=== DATA UNDER STUDY ===

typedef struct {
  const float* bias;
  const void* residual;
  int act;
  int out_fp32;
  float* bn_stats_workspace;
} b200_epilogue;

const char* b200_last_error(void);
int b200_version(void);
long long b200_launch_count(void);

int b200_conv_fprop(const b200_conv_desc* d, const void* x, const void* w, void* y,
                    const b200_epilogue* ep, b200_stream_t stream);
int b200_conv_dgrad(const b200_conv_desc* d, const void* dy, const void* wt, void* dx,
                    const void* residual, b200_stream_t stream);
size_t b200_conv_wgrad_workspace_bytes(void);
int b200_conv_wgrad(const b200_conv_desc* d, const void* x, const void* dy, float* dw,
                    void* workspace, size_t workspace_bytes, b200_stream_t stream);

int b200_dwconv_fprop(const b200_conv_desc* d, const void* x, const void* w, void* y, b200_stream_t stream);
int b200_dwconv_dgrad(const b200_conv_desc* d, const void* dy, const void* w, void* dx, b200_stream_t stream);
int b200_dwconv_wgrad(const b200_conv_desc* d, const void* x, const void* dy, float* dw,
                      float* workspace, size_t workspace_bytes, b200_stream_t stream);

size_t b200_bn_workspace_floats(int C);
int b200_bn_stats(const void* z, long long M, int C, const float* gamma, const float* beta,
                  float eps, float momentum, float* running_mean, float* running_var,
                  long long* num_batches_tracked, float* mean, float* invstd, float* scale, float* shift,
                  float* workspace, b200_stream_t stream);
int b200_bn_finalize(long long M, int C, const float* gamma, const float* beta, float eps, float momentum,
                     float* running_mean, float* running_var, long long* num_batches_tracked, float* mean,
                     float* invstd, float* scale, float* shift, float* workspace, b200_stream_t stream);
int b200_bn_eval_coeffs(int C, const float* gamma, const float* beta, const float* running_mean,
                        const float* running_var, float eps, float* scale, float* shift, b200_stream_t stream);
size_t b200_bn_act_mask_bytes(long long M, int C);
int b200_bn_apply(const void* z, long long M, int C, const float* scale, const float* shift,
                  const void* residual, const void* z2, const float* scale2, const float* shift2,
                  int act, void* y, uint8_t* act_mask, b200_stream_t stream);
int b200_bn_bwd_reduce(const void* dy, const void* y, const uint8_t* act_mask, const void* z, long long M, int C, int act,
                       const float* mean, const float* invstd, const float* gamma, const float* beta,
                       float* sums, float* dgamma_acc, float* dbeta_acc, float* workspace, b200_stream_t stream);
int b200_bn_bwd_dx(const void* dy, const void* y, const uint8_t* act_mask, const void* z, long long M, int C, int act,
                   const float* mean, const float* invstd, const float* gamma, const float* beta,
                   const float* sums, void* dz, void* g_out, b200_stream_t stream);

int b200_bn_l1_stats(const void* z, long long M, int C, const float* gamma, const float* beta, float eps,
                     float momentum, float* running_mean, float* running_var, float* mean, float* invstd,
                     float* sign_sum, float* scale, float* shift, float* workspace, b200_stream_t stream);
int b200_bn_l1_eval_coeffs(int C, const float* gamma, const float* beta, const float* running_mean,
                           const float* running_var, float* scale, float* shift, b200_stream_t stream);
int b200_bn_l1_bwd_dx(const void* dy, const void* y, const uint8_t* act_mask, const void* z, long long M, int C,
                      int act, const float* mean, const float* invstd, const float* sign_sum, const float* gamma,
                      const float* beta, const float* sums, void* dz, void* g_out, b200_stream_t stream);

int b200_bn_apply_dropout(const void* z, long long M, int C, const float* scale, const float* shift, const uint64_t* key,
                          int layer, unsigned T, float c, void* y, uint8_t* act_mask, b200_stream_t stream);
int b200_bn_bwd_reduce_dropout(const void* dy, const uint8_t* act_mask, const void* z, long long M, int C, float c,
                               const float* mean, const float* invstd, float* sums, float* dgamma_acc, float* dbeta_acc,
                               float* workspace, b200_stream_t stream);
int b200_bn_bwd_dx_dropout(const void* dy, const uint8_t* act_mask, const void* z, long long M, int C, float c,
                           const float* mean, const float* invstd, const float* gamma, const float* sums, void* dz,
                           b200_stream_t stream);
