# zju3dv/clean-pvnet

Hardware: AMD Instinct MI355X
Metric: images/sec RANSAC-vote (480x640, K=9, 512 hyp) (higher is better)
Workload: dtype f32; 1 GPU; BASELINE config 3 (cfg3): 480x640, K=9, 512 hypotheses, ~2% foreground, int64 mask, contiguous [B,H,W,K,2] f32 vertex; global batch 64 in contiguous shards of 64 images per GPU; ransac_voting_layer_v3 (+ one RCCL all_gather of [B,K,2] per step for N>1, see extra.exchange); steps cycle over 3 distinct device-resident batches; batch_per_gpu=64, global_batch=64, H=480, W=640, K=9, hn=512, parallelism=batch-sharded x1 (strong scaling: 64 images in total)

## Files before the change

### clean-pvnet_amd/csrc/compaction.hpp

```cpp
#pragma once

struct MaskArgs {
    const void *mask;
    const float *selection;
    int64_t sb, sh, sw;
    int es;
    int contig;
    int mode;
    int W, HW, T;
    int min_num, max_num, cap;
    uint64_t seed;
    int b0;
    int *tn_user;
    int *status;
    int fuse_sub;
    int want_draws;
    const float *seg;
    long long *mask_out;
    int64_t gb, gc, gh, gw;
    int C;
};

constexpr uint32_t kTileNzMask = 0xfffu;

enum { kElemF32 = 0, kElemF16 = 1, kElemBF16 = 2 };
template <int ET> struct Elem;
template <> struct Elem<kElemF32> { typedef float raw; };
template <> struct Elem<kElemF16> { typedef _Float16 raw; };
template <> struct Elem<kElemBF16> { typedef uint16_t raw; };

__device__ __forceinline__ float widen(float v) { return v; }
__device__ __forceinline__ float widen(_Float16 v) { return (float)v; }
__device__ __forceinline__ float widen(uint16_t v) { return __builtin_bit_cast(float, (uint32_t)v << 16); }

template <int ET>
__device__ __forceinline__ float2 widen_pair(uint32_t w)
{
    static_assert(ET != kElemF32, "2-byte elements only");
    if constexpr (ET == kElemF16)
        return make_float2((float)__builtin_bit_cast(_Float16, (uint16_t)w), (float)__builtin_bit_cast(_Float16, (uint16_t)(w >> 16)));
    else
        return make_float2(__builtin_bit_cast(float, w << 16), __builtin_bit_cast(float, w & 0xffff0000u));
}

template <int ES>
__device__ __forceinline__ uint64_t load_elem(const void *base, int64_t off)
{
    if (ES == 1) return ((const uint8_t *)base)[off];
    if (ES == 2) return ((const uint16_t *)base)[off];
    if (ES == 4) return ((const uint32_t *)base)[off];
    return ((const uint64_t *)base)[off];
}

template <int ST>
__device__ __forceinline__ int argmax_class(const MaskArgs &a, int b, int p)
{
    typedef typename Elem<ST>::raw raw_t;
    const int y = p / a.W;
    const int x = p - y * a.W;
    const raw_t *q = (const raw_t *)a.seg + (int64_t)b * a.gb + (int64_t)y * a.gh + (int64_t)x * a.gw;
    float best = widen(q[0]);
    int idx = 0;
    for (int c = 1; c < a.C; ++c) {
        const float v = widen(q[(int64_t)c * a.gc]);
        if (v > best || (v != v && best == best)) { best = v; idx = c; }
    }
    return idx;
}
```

===

_TASK GOAL_:
Pick out the lines above containing the word "MaskArgs", then copy them.

_YOUR SOLUTION_:
struct MaskArgs {
__device__ __forceinline__ int argmax_class(const MaskArgs &a, int b, int p)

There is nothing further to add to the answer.